*** Block opens ***

# qiskit-community/adapt-aqc

Hardware: AMD Instinct MI355X
Metric: overlap+gradient evals/sec, 50-qubit MPS chi=64, 1/2/4/8 MI355X (higher is better)
Workload: dtype c128

## Files before the change

adaptaqc_amd/_lib.py:

```python
import atexit
import ctypes
import os
import threading

import numpy as np

_HERE = os.path.dirname(os.path.abspath(__file__))
LIB_PATH = os.environ.get("AQC_LIB") or os.path.join(_HERE, "libaqchip.so")

OP_DTYPE = np.dtype(
    [("nq", "<i4"), ("q0", "<i4"), ("q1", "<i4"), ("flags", "<i4"), ("m", "<f8", (32,))], align=True
)
assert OP_DTYPE.itemsize == 272
OP_KRAUS1 = 1
OP_MEASURE1 = 2
OP_KRAUS2 = 3

EXPORTS = (
    "aqc_last_error", "aqc_version", "aqc_init", "aqc_finalize", "aqc_timing_enable",
    "aqc_timing_query", "aqc_timing_reset",
    "aqc_sv_create", "aqc_sv_destroy", "aqc_sv_reset", "aqc_sv_copy", "aqc_sv_apply", "aqc_sv_plan",
    "aqc_sv_amp0", "aqc_sv_z_all", "aqc_sv_get", "aqc_sv_set",
    "aqc_mps_create", "aqc_mps_destroy", "aqc_mps_set_truncation", "aqc_mps_set_vidal",
    "aqc_mps_get_vidal", "aqc_mps_get_dims", "aqc_mps_copy", "aqc_mps_copy_batch", "aqc_mps_apply",
    "aqc_mps_apply_batch", "aqc_mps_apply_sort_batch", "aqc_mps_apply_sort_batch_async", "aqc_mps_apply_batch_async", "aqc_mps_check_batch", "aqc_mps_sort", "aqc_mps_sort_batch", "aqc_mps_overlap_zero",
    "aqc_mps_overlap_zero_batch", "aqc_mps_dot", "aqc_mps_z_all", "aqc_mps_amps_hw1", "aqc_mps_z_all_batch", "aqc_mps_z_sum_batch", "aqc_mps_zero_hw1_batch",
    "aqc_mps_amps_hw1_batch",
    "aqc_pair_grads", "aqc_pair_grads_batch", "aqc_argmax_scaled", "aqc_argmax_scaled_batch", "aqc_mps_jacobi_stats",
    "aqc_mps_set_jacobi_tol", "aqc_mps_set_jacobi_stop", "aqc_mps_set_fused_chain", "aqc_mps_chain_ticks", "aqc_svd_debug",
    "aqc_sv_pair_rdms", "aqc_mps_pair_rdms", "aqc_mps_pair_rdms_batch", "aqc_entanglement_measures",
    "aqc_sv_transition", "aqc_mps_product_fit", "aqc_mps_set_svd_path", "aqc_svd_gram_ticks", "aqc_bj_ticks",
    "aqc_sweep_set_chain_mode", "aqc_stream_join", "aqc_stream_wait", "aqc_svd_gram_stats", "aqc_env_ticks",
    "aqc_comm_unique_id", "aqc_comm_init", "aqc_comm_destroy", "aqc_comm_rank", "aqc_allgather_f64",
    "aqc_allgather_f64_host", "aqc_allreduce_max_f64", "aqc_svd_gram_big_stats", "aqc_svd_gram_big_ticks",
    "aqc_gb_set_spin_limit", "aqc_gb_set_tail", "aqc_gb_set_stages", "aqc_debug_hog", "aqc_pool_stats",
    "aqc_scratch_stats",
    "aqc_env_fallbacks", "aqc_env_set_single", "aqc_env_set_spin_limit",
    "aqc_sv_sample", "aqc_mps_sample", "aqc_sample_uniforms", "aqc_sv_traj_sample",
    "aqc_sv_traj_pair_tomo", "aqc_sv_traj_pauli_counts", "aqc_mps_traj_sample", "aqc_mps_traj_plan", "aqc_mps_traj_set_batch",
    "aqc_mps_traj_pair_tomo", "aqc_mps_traj_tomo_plan", "aqc_mps_traj_set_readout_batch",
    "aqc_sv_pauli_expect", "aqc_mps_pauli_expect", "aqc_mps_pauli_expect_batch",
    "aqc_pair_tomo_probs", "aqc_concurrence_bound_probs", "aqc_multinomial_counts", "aqc_tomo_fit",
)


class AqcError(RuntimeError):
    pass


_lock = threading.Lock()
_lib = None
_initialised_device = None

_P = ctypes.c_void_p
_I = ctypes.c_int
_D = ctypes.c_double
_DP = ctypes.POINTER(ctypes.c_double)
_IP = ctypes.POINTER(ctypes.c_int)

_SIGS = {
    "aqc_last_error": ([], ctypes.c_char_p),
    "aqc_version": ([], _I),
    "aqc_init": ([_I], _I),
    "aqc_finalize": ([], _I),
    "aqc_timing_enable": ([_I], _I),
    "aqc_timing_query": ([ctypes.c_char_p, _DP, ctypes.POINTER(ctypes.c_int64), _DP, _DP], _I),
    "aqc_timing_reset": ([], _I),
    "aqc_sv_create": ([_I, ctypes.POINTER(_P)], _I),
    "aqc_sv_destroy": ([_P], _I),
# ... 9 lines not shown
    "aqc_mps_destroy": ([_P], _I),
    "aqc_mps_set_truncation": ([_P, _D, _I], _I),
    "aqc_mps_set_vidal": ([_P, _P, _P, _P], _I),
    "aqc_mps_get_vidal": ([_P, _P, _P, _P], _I),
    "aqc_mps_get_dims": ([_P, _P], _I),
    "aqc_mps_copy": ([_P, _P], _I),
    "aqc_mps_copy_batch": ([_P, _P, _I], _I),
    "aqc_mps_apply": ([_P, _P, _I], _I),
    "aqc_mps_apply_batch": ([_P, _I, _P, _P], _I),
    "aqc_mps_apply_sort_batch": ([_P, _I, _P, _P], _I),
    "aqc_mps_apply_sort_batch_async": ([_P, _I, _P, _P], _I),
    "aqc_mps_apply_batch_async": ([_P, _I, _P, _P], _I),
    "aqc_mps_check_batch": ([_P, _I], _I),
    "aqc_mps_sort": ([_P], _I),
    "aqc_mps_sort_batch": ([_P, _I], _I),
    "aqc_mps_overlap_zero": ([_P, _DP, _DP], _I),
    "aqc_mps_overlap_zero_batch": ([_P, _I, _P], _I),
    "aqc_mps_dot": ([_P, _P, _DP, _DP], _I),
    "aqc_mps_z_all": ([_P, _P], _I),
    "aqc_mps_amps_hw1": ([_P, _P], _I),
    "aqc_mps_z_all_batch": ([_P, _I, _P], _I),
    "aqc_mps_z_sum_batch": ([_P, _P, _I, _P], _I),
    "aqc_mps_zero_hw1_batch": ([_P, _P, _I, _P, _P], _I),
    "aqc_mps_amps_hw1_batch": ([_P, _I, _P], _I),
    "aqc_pair_grads": ([_P, _P, _P, _I, _P, _P, _P, _I, _P, _I], _I),
    "aqc_pair_grads_batch": ([_P, _I, _P, _P, _I, _P, _P, _P, _I, _P, _I], _I),
    "aqc_argmax_scaled": ([_P, _P, _I, _I, _IP], _I),
    "aqc_argmax_scaled_batch": ([_P, _I, _P, _I, _I, _P], _I),
    "aqc_mps_jacobi_stats": ([_P, _IP], _I),
    "aqc_mps_set_jacobi_tol": ([_D], _I),
    "aqc_mps_set_jacobi_stop": ([_D], _I),
    "aqc_mps_set_fused_chain": ([_I], _I),
    "aqc_mps_chain_ticks": ([_P], _I),
    "aqc_svd_debug": ([_P, _I, _I, _I, _I, _P, _P, _P, _P], _I),
    "aqc_sv_pair_rdms": ([_P, _P, _I, _P], _I),
    "aqc_mps_pair_rdms": ([_P, _P, _I, _P], _I),
    "aqc_mps_pair_rdms_batch": ([_P, _I, _P, _I, _P, _I], _I),
    "aqc_entanglement_measures": ([_P, _I, _I, _P, _I], _I),
    "aqc_sv_transition": ([_P, _P, _I, _P], _I),
    "aqc_mps_product_fit": ([_P, _P, _I, _I, _I, _D, _DP, _IP], _I),
    "aqc_mps_set_svd_path": ([_I, _I], _I),
    "aqc_svd_gram_ticks": ([_P], _I),
    "aqc_bj_ticks": ([_P], _I),
    "aqc_sweep_set_chain_mode": ([_I], _I),
    "aqc_stream_join": ([_P], _I),
    "aqc_stream_wait": ([_P], _I),
    "aqc_svd_gram_stats": ([_P], _I),
    "aqc_env_ticks": ([_P], _I),
    "aqc_comm_unique_id": ([ctypes.c_char_p], _I),
    "aqc_comm_init": ([ctypes.c_char_p, _I, _I, ctypes.POINTER(_P)], _I),
    "aqc_comm_destroy": ([_P], _I),
    "aqc_comm_rank": ([_P, _IP, _IP], _I),
    "aqc_allgather_f64": ([_P, _P, _P, ctypes.c_size_t], _I),
    "aqc_allgather_f64_host": ([_P, _P, _P, ctypes.c_size_t], _I),
    "aqc_allreduce_max_f64": ([_P, _DP], _I),
    "aqc_svd_gram_big_stats": ([_P], _I),
    "aqc_svd_gram_big_ticks": ([_P], _I),
    "aqc_gb_set_spin_limit": ([_D], _I),
    "aqc_env_fallbacks": ([ctypes.POINTER(ctypes.c_longlong)], _I),
    "aqc_env_set_single": ([_I], _I),
    "aqc_env_set_spin_limit": ([_D], _I),
    "aqc_gb_set_tail": ([_I], _I),
    "aqc_gb_set_stages": ([_I], _I),
    "aqc_debug_hog": ([_I, _D], _I),
    "aqc_pool_stats": ([_P], _I),
    "aqc_scratch_stats": ([_P], _I),
# ... 94 lines not shown
    arr["q0"] = np.fromiter((q[0] for _, q in ops), dtype=np.int32, count=n)
    arr["q1"] = np.fromiter((q[1] if len(q) == 2 else 0 for _, q in ops), dtype=np.int32, count=n)
    m = arr["m"]
    for k, width in ((1, 4), (2, 16)):
        idx = np.flatnonzero(nq == k)
        if idx.size:
            mats = np.asarray([ops[i][0] for i in idx], dtype=np.complex128).reshape(idx.size, width)
            m[idx, : 2 * width] = mats.view(np.float64)
    return arr


def timing_enable(on=True):
    check(load().aqc_timing_enable(1 if on else 0))


def timing_reset():
    check(load().aqc_timing_reset())


def timing_query(name):
    ms, b, f = ctypes.c_double(), ctypes.c_double(), ctypes.c_double()
    n = ctypes.c_int64()
    check(load().aqc_timing_query(name.encode(), ctypes.byref(ms), ctypes.byref(n), ctypes.byref(b), ctypes.byref(f)))
    return {"ms": ms.value, "launches": n.value, "bytes": b.value, "flops": f.value}


def gram_stats():
    out = np.zeros(6)
    check(load().aqc_svd_gram_stats(ptr(out)))
    return {"calls": int(out[0]), "taken": int(out[1]), "declined_shape": int(out[2]),
            "declined_floor": int(out[3]), "certificates": int(out[4]), "certified": int(out[5])}


def gram_big_stats():
    out = np.zeros(8)
    check(load().aqc_svd_gram_big_stats(ptr(out)))
    return {"calls": int(out[0]), "taken": int(out[1]), "declined": int(out[2]),
            "declined_floor": int(out[3]), "timeouts": int(out[4]), "certificates": int(out[5]),
            "certified": int(out[6]), "declined_certificate": int(out[7])}
```

adaptaqc_amd/csrc/mps.hip:

```cpp
#include <algorithm>
#include <cmath>
#include <chrono>
#include <cstring>
#include <atomic>
#include <cstdlib>
#include <mutex>
#include <thread>
#include <unordered_set>

#include "aqc_gemm.h"
#include "mps_internal.h"

using aqc::cplx;

namespace aqc {

namespace {
std::mutex g_mps_stream_mu;
hipStream_t g_mps_streams[64] = {nullptr};
void release_mps_streams() {
  std::lock_guard<std::mutex> lk(g_mps_stream_mu);
  for (auto& s : g_mps_streams)
    if (s) (void)hipStreamDestroy(s), s = nullptr;
}
// ... 10 lines not shown
  }
  return g_mps_streams[dev];
}

hipStream_t mps_stream_if_any(int dev) {
  if (dev < 0 || dev >= 64) return nullptr;
  std::lock_guard<std::mutex> lk(g_mps_stream_mu);
  return g_mps_streams[dev];
}

StagingRing& staging_ring() {
  static PerDevice<StagingRing> rings;
  return rings.here();
}

}

namespace {

using aqc::fresh_tid;
using aqc::StagingLease;
using aqc::wave_sum_d;

constexpr int kT = 256;
constexpr double kChop = 1e-16;
constexpr int kMaxSweeps = 60;
double g_jacobi_tol_factor = 1.0;
constexpr double kDefaultTinyT = 1e-6;
constexpr double kStopCos = 3e-13;
constexpr int kStopCosSweeps = 30;
double g_jacobi_tiny_t = kDefaultTinyT;
constexpr double kJacobiNoise = 0.0;
bool g_fused_chain = true;
int g_chain_min_states = 32;
constexpr int kChainLdsBytes = 4 * (int)sizeof(aqc::GemmLds);

struct OneSiteJob {
  cplx* g;
  const int* dims;
  int cap;
  int pad;
  cplx u[4];
};

using aqc::TwoSiteJob;
using aqc::kMaxCap;
using aqc::kSigMax;
using aqc::kSigTail;
using aqc::kSigLen;

__global__ void k_mps_zero(cplx* gam, double* lam, int* dims, int n, int cap) {
  const size_t ss = (size_t)2 * cap * cap;
  for (int i = blockIdx.x * blockDim.x + threadIdx.x; i < n; i += gridDim.x * blockDim.x) {
    gam[(size_t)i * ss] = aqc::cmk(1.0, 0.0);
  }
  for (int b = blockIdx.x * blockDim.x + threadIdx.x; b <= n; b += gridDim.x * blockDim.x) {
    lam[(size_t)b * cap] = 1.0;
    dims[b] = 1;
  }
}

__global__ __launch_bounds__(kT) void k_1q(const OneSiteJob* __restrict__ jobs) {
  const OneSiteJob& j = jobs[blockIdx.y];
  const int cl = j.dims[0], cr = j.dims[1];
  const int cap = j.cap;
  const size_t half = (size_t)cap * cap;
// ... 580 lines not shown
  __shared__ double norm_s;
  const int chl = j.dims[0], chr = j.dims[2];
  const int M = 2 * chl, N = 2 * chr;
  const int C = M < N ? M : N;
  int P = 1;
  while (P < C) P <<= 1;
  const int tid = fresh_tid();
  for (int i = tid; i < P; i += NT) {
    sv[i] = i < C ? aqc::ldg(j.sig + i) : -1.0;
    si[i] = i;
  }
  __syncthreads();
  for (int k = 2; k <= P; k <<= 1) {
    for (int s = k >> 1; s > 0; s >>= 1) {
      for (int i = tid; i < P; i += NT) {
        const int ixj = i ^ s;
        if (ixj > i) {
          const bool desc = (i & k) == 0;
          const double a = sv[i], b = sv[ixj];
          const bool a_first = (a > b) || (a == b && si[i] < si[ixj]);
          if (a_first != desc) {
            sv[i] = b;
            sv[ixj] = a;
            const int t = si[i];
            si[i] = si[ixj];
            si[ixj] = t;
          }
        }
      }
      __syncthreads();
    }
  }
  if (tid == 0) {
    int k = 0;
    for (int i = 0; i < C; ++i)
      if (sv[i] * sv[i] > kChop) ++k;
    if (k < 1) k = 1;
    if (j.max_chi > 0 && k > j.max_chi) k = j.max_chi;
    double tail = aqc::ldg(j.sig + kSigTail);
    while (k > 1 && tail + sv[k - 1] * sv[k - 1] < j.thr) {
      tail += sv[k - 1] * sv[k - 1];
      --k;
    }
    aqc::stg(j.sig + kSigTail, 0.0);
    if (k > j.cap) {
      k = j.cap;
      atomicOr(&j.flags[0], 1);
    }
    double nn = 0.0;
    for (int i = 0; i < k; ++i) nn += sv[i] * sv[i];
    kk_s = k;
    norm_s = sqrt(nn);
    *(__attribute__((address_space(1))) int*)(j.dims + 1) = k;
  }
  __syncthreads();
  const int k = kk_s;
  for (int i = tid; i < k; i += NT) {
    aqc::stg(j.lm + i, sv[i] / norm_s);
    *(__attribute__((address_space(1))) int*)(j.perm + i) = si[i];
    aqc::stg(j.sig + i + kSigMax, sv[i]);
  }
}

__global__ __launch_bounds__(kT) void k_rank(const TwoSiteJob* __restrict__ jobs) { rank_body<kT>(jobs[blockIdx.x]); }

__device__ __forceinline__ void split_copy_body(const TwoSiteJob& j, int start, int stride) {
  const int chl = j.dims[0], k = j.dims[1], chr = j.dims[2];
  const int M = 2 * chl, N = 2 * chr;
  const bool tr = (M < N) != (j.qr != 0);
  const int L = tr ? N : M;
  const int cap = j.cap;
  const size_t half = (size_t)cap * cap;
  const double* ss = j.sig + kSigMax;
  if (!tr) {
    for (int e = start; e < 2 * chl * k; e += stride) {
      const int kk = e % k, rr = e / k;
      const int s1 = rr / chl, l = rr % chl;
      const double d = aqc::ldg(ss + kk) * aqc::ldg(j.ll + l);
      const cplx w = aqc::ldg(j.work + (size_t)j.perm[kk] * L + rr);
      aqc::stg(j.gp + s1 * half + (size_t)l * cap + kk, d != 0.0 ? aqc::cscale(w, 1.0 / d) : aqc::cmk(0, 0));
    }
  } else {
    for (int e = start; e < 2 * chr * k; e += stride) {
      const int cc = e % N, kk = e / N;
      const int s2 = cc / chr, r = cc % chr;
// ... 255 lines not shown
          for (int s2 = 0; s2 < 2; ++s2) {
            cr[s1][s2] = __builtin_amdgcn_mfma_f64_16x16x4f64(x[s2].x, y[s1].x, cr[s1][s2], 0, 0, 0);
            cr[s1][s2] = __builtin_amdgcn_mfma_f64_16x16x4f64(-x[s2].y, y[s1].y, cr[s1][s2], 0, 0, 0);
            ci[s1][s2] = __builtin_amdgcn_mfma_f64_16x16x4f64(x[s2].x, y[s1].y, ci[s1][s2], 0, 0, 0);
            ci[s1][s2] = __builtin_amdgcn_mfma_f64_16x16x4f64(x[s2].y, y[s1].x, ci[s1][s2], 0, 0, 0);
          }
      }
    }
    if (more) stash((c + 1) & 1, na, nb);
    __syncthreads();
  }
  if (active) {
    const int l = l0 + li;
#pragma unroll
    for (int q = 0; q < 4; ++q) {
      const int r = r0 + lk + 4 * q;
      if (l < chl && r < chr) {
        const cplx p0 = aqc::cmk(cr[0][0][q], ci[0][0][q]), p1 = aqc::cmk(cr[0][1][q], ci[0][1][q]);
        const cplx p2 = aqc::cmk(cr[1][0][q], ci[1][0][q]), p3 = aqc::cmk(cr[1][1][q], ci[1][1][q]);
#pragma unroll
        for (int o = 0; o < 4; ++o) {
          cplx v = aqc::cmul(sG[o * 4 + 0], p0);
          v = aqc::cfma(sG[o * 4 + 1], p1, v);
          v = aqc::cfma(sG[o * 4 + 2], p2, v);
          v = aqc::cfma(sG[o * 4 + 3], p3, v);
          aqc::stg(j.theta + (size_t)((o & 1) * chr + r) * M + (o >> 1) * chl + l, v);
        }
      }
    }
  }
}
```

*** Block closes ***

■ WHAT YOU WILL DO:
From the entries above, copy every line where the word "nullptr" shows up.

■ RESULT BELOW:
hipStream_t g_mps_streams[64] = {nullptr};
    if (s) (void)hipStreamDestroy(s), s = nullptr;
  if (dev < 0 || dev >= 64) return nullptr;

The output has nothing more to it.